Wed Aug 21 10:22:50.408 [initandlisten] MongoDB starting : pid=2898 port=37017 dbpath=/var/lib/mongodb 64-bit host=db-1
Wed Aug 21 10:22:50.409 [initandlisten] db version v2.4.6
Wed Aug 21 10:22:50.409 [initandlisten] git version: b9925db5eac369d77a3a5f5d98a145eaaacd9673
Wed Aug 21 10:22:50.409 [initandlisten] build info: Linux ip-10-2-29-40 2.6.21.7-2.ec2.v1.2.fc8xen #1 SMP Fri Nov 20 17:48:28 \
         EST 2009 x86_64 BOOST_LIB_VERSION=1_49
Wed Aug 21 10:22:50.409 [initandlisten] allocator: tcmalloc
Wed Aug 21 10:22:50.409 [initandlisten] options: { config: "/etc/mongodb.conf", dbpath: "/var/lib/mongodb", fork: "true", \
         logappend: "true", logpath: "/var/log/mongodb/mongodb.log", port: 37017, replSet: "cloudmgr-replicas" }
Wed Aug 21 10:22:50.418 [initandlisten] journal dir=/var/lib/mongodb/journal
Wed Aug 21 10:22:50.418 [initandlisten] recover begin
Wed Aug 21 10:22:50.418 [initandlisten] info no lsn file in journal/ directory
Wed Aug 21 10:22:50.418 [initandlisten] recover lsn: 0
Wed Aug 21 10:22:50.418 [initandlisten] recover /var/lib/mongodb/journal/j._0
Wed Aug 21 10:22:50.418 [initandlisten] couldn't open /var/lib/mongodb/journal/j._0 errno:13 Permission denied
Wed Aug 21 10:22:50.418 [initandlisten] Assertion: 13544:recover error couldn't open /var/lib/mongodb/journal/j._0
0xdddd81 0xd9f55b 0xd9fa9c 0x931ef1 0x932182 0x932aac 0x932d12 0x91df9f 0x6d6cbc 0x6d74ed 0x6ddfd0 0x6dfc29 0x7f4a97e7976d 0x6cf999

And, sure enough, I see:

root@db-1:/var/lib/mongodb/journal# ll
total 3145748
drwxr-xr-x 2 mongodb mongodb       4096 Aug 21 09:11 ./
drwxr-xr-x 3 mongodb mongodb       4096 Aug 21 10:22 ../
-rw------- 1 root    root    1073741824 Aug 21 09:11 j._0
-rw------- 1 mongodb mongodb 1073741824 Feb  2  2013 prealloc.1
-rw------- 1 mongodb mongodb 1073741824 Feb  2  2013 prealloc.2

On nodes db2 and db3, the file that wasn't properly owned was named prealloc.0.

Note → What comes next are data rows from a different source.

def _declare(L):
    sig = {
        "nfcs_abi_version": ([], ctypes.c_int),
        "nfcs_strerror": ([ctypes.c_int], ctypes.c_char_p),
        "nfcs_last_hip_error": ([], ctypes.c_int),
        "nfcs_ctx_create": ([ctypes.c_int, ctypes.POINTER(_vp)], ctypes.c_int),
        "nfcs_ctx_destroy": ([_vp], ctypes.c_int),
        "nfcs_ctx_stream": ([_vp], _vp),
        "nfcs_ctx_set_slot_bytes": ([_vp, ctypes.c_uint32], ctypes.c_int),
        "nfcs_ctx_launch_footprint": ([_vp, _u64, _vp, _u32, ctypes.POINTER(_u64)], ctypes.c_int),
        "nfcs_update_device": ([_vp, _vp, _u64, _vp, _u32, _vp, _vp, _vp], ctypes.c_int),
        "nfcs_update_host": ([_vp, _vp, _u64, _vp, _u32, _vp, _u32], ctypes.c_int),
        "nfcs_update_host_frames": ([_vp, _vp, _vp, _u32, _vp, _u32], ctypes.c_int),
        "nfcs_layout_config": ([ctypes.c_int, _u64, _u64, _u32, _u32, _vp, ctypes.POINTER(_u64)], ctypes.c_int),
        "nfcs_shard_bytes": ([_vp, _u32, _u32, _vp], ctypes.c_int),
        "nfcs_ctx_host_numa": ([_vp, ctypes.POINTER(ctypes.c_int), ctypes.POINTER(ctypes.c_int)], ctypes.c_int),
        "nfcs_gen_config_device": ([_vp, ctypes.c_int, _u64, _u64, _u32, _vp, _u64, _vp, _vp], ctypes.c_int),
        "nfcs_digest_device": ([_vp, _vp, _u64, _vp, _u32, _u64, ctypes.POINTER(_u64), _vp], ctypes.c_int),
        "nfcs_device_alloc": ([_vp, ctypes.c_size_t, ctypes.POINTER(_vp)], ctypes.c_int),
        "nfcs_device_free": ([_vp, _vp], ctypes.c_int),
        "nfcs_host_alloc": ([_vp, ctypes.c_size_t, ctypes.POINTER(_vp)], ctypes.c_int),
        "nfcs_host_free": ([_vp, _vp], ctypes.c_int),
        "nfcs_memcpy_h2d": ([_vp, _vp, _vp, ctypes.c_size_t], ctypes.c_int),
        "nfcs_memcpy_d2h": ([_vp, _vp, _vp, ctypes.c_size_t], ctypes.c_int),
        "nfcs_stream_sync": ([_vp, _vp], ctypes.c_int),
        "nfcs_time_update_device": ([_vp, _vp, _u64, _vp, _u32, _vp, ctypes.c_int, _vp,
                                     ctypes.POINTER(ctypes.c_float)], ctypes.c_int),
        "nfcs_time_update_batches": ([_vp, _u32, _vp, _vp, _vp, _u32, ctypes.c_int, _vp,
                                      ctypes.POINTER(ctypes.c_float)], ctypes.c_int),
        "nfcs_l3_forward_device": ([_vp, _vp, _u64, _vp, _vp, _u32, _vp, _u32, _vp, _vp],
                                   ctypes.c_int),
        "nfcs_vlan_device": ([_vp, _vp, _u64, _vp, _u32, _vp, _u32, _vp, _u32, _vp, _vp],
                             ctypes.c_int),
        "nfcs_time_vlan_device": ([_vp, _vp, _u64, _vp, _u32, _u32, _u32, _u32, _vp, ctypes.c_int,
                                   _vp, ctypes.POINTER(ctypes.c_float)], ctypes.c_int),
        "nfcs_flow_keys_device": ([_vp, _vp, _u64, _vp, _u32, _vp, _vp, _vp], ctypes.c_int),
        "nfcs_time_stream_read": ([_vp, _vp, _u64, ctypes.c_int, ctypes.c_int, _vp, _vp], ctypes.c_int),
        "nfcs_time_frames_read": ([_vp, _vp, _u64, _vp, _u32, ctypes.c_int, _vp, _vp], ctypes.c_int),
        "nfcs_time_flow_keys_device": ([_vp, _vp, _u64, _vp, _u32, _vp, _vp, ctypes.c_int, _vp,
                                        ctypes.POINTER(ctypes.c_float)], ctypes.c_int),
        "nfcs_time_l3_forward_device": ([_vp, _vp, _u64, _vp, _vp, _u32, _vp, _u32, _vp,
                                         ctypes.c_int, _vp, ctypes.POINTER(ctypes.c_float)],
                                        ctypes.c_int),
        "nfcs_fib_create": ([ctypes.POINTER(_vp)], ctypes.c_int),
        "nfcs_fib_destroy": ([_vp], ctypes.c_int),
        "nfcs_fib_set_routes": ([_vp, _vp, _u32], ctypes.c_int),
        "nfcs_fib_set_arp": ([_vp, _vp, _u32], ctypes.c_int),
        "nfcs_fib_set_if_macs": ([_vp, _vp, _u32], ctypes.c_int),
        "nfcs_fib_set_local_ips": ([_vp, _vp, _u32], ctypes.c_int),
        "nfcs_fib_commit": ([_vp], ctypes.c_int),
        "nfcs_fib_upload": ([_vp, _vp], ctypes.c_int),
        "nfcs_fib_nexthops": ([_vp, ctypes.POINTER(_vp), ctypes.POINTER(_u32)], ctypes.c_int),
        "nfcs_fib_nexthops_host": ([_vp, _vp, _u32, ctypes.POINTER(_u32)], ctypes.c_int),
        "nfcs_fib_lookup_host": ([_vp, _u32, _u32, ctypes.POINTER(_u32), ctypes.POINTER(_u32),
                                  ctypes.POINTER(_u32)], ctypes.c_int),
        "nfcs_route_lookup_device": ([_vp, _vp, _vp, _u64, _vp, _u32, _vp, _vp, _vp, _vp], ctypes.c_int),
        "nfcs_acl_create": ([ctypes.POINTER(_vp)], ctypes.c_int),
        "nfcs_acl_destroy": ([_vp], ctypes.c_int),
        "nfcs_acl_set_rules": ([_vp, _vp, _u32], ctypes.c_int),
        "nfcs_acl_commit": ([_vp], ctypes.c_int),
        "nfcs_acl_upload": ([_vp, _vp], ctypes.c_int),
        "nfcs_acl_eval_host": ([_vp, _vp, _u32, ctypes.POINTER(_u32), ctypes.POINTER(_u32),
                                ctypes.POINTER(_u32)], ctypes.c_int),
        "nfcs_acl_eval_device": ([_vp, _vp, _vp, _u64, _vp, _u32, _vp, _vp, _vp, _vp, _vp], ctypes.c_int),
        "nfcs_fdb_create": ([ctypes.POINTER(_vp)], ctypes.c_int),
        "nfcs_fdb_destroy": ([_vp], ctypes.c_int),
        "nfcs_fdb_set_entries": ([_vp, _vp, _u32], ctypes.c_int),
        "nfcs_fdb_set_port": ([_vp, _vp, _vp, _u32], ctypes.c_int),
        "nfcs_fdb_clear_ports": ([_vp], ctypes.c_int),
        "nfcs_fdb_commit": ([_vp], ctypes.c_int),
        "nfcs_fdb_upload": ([_vp, _vp], ctypes.c_int),
        "nfcs_fdb_stats": ([_vp] + [ctypes.POINTER(_u32)] * 4, ctypes.c_int),
        "nfcs_fdb_lookup_host": ([_vp, _u32, _vp, _u32] + [ctypes.POINTER(_u32)] * 4, ctypes.c_int),
        "nfcs_fdb_flood_ports_host": ([_vp, _u32, _u32, _u32, _vp, _u32, ctypes.POINTER(_u32)], ctypes.c_int),
        "nfcs_l2_lookup_device": ([_vp, _vp, _u32, _vp, _u64, _vp, _u32, _vp, _vp, _vp, _vp, _vp, _vp],
                                  ctypes.c_int),
        "nfcs_flood_expand_device": ([_vp, _vp, _u32, _u32, _vp, _u64, _u64, _u32, _vp, _u32] + [_vp] * 5 + [_u32] +
                                     [_vp] * 5, ctypes.c_int),
        "nfcs_flood_expand_host": ([_vp, _u32, _u32, _u64, _u64, _u32, _vp, _u32] + [_vp] * 5 + [_u32] + [_vp] * 4,
                                   ctypes.c_int),
        "nfcs_icmp_create": ([ctypes.POINTER(_vp)], ctypes.c_int),
        "nfcs_icmp_destroy": ([_vp], ctypes.c_int),
        "nfcs_icmp_set_local": ([_vp, _vp, _u32], ctypes.c_int),
        "nfcs_icmp_set_if_ips": ([_vp, _vp, _u32], ctypes.c_int),
        "nfcs_icmp_set_ports_up": ([_vp, _vp, _u32, _u32], ctypes.c_int),
        "nfcs_icmp_commit": ([_vp], ctypes.c_int),
        "nfcs_icmp_upload": ([_vp, _vp], ctypes.c_int),
        "nfcs_fib_resolve_host": ([_vp, _u32, ctypes.POINTER(_u32), ctypes.POINTER(_u32), ctypes.POINTER(_u32)],
                                  ctypes.c_int),
        "nfcs_icmp_respond_device": ([_vp, _vp, _vp, _u32, _vp, _u64, _u64, _u32, _vp, _u32, _vp, _vp, _u32] +
                                     [_vp] * 6, ctypes.c_int),
        "nfcs_icmp_respond_host": ([_vp, _vp, _u32, _vp, _u64, _u64, _u32, _vp, _u32, _vp, _vp, _u32] + [_vp] * 5,
                                   ctypes.c_int),
        "nfcs_egress_create": ([ctypes.POINTER(_vp)], ctypes.c_int),
        "nfcs_egress_destroy": ([_vp], ctypes.c_int),
        "nfcs_egress_set_port": ([_vp, _vp], ctypes.c_int),
        "nfcs_egress_clear_ports": ([_vp], ctypes.c_int),
        "nfcs_egress_commit": ([_vp], ctypes.c_int),
        "nfcs_egress_upload": ([_vp, _vp], ctypes.c_int),
        "nfcs_egress_keys": ([_vp, ctypes.POINTER(_u32), ctypes.POINTER(_u32)], ctypes.c_int),
# ... 611 lines not shown
    cap = int(min(int(depth.sum(dtype=np.uint64)), budget)) if want_seq else 0
    seq = np.full(cap, QUEUE_NONE, np.uint8)
    _check(lib().nfcs_txq_closed_form_host(int(sched), nq, int(last), depth.ctypes.data if nq else None, int(budget),
                                           take.ctypes.data if nq else None, ctypes.byref(new_last),
                                           seq.ctypes.data if cap else None, cap), "nfcs_txq_closed_form_host")
    return take, int(new_last.value), seq if want_seq else None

I'm not sure why the upgrade caused this permissions change to occur, or if it's because of me launching it by hand as root, but of course re-owning the file to mongodb, removing the lock file (in the subdirectory above) and relaunching via upstart fixes the problem, though I had to cycle through my 3 servers and fix permissions one more time to get the problem completely cleared up.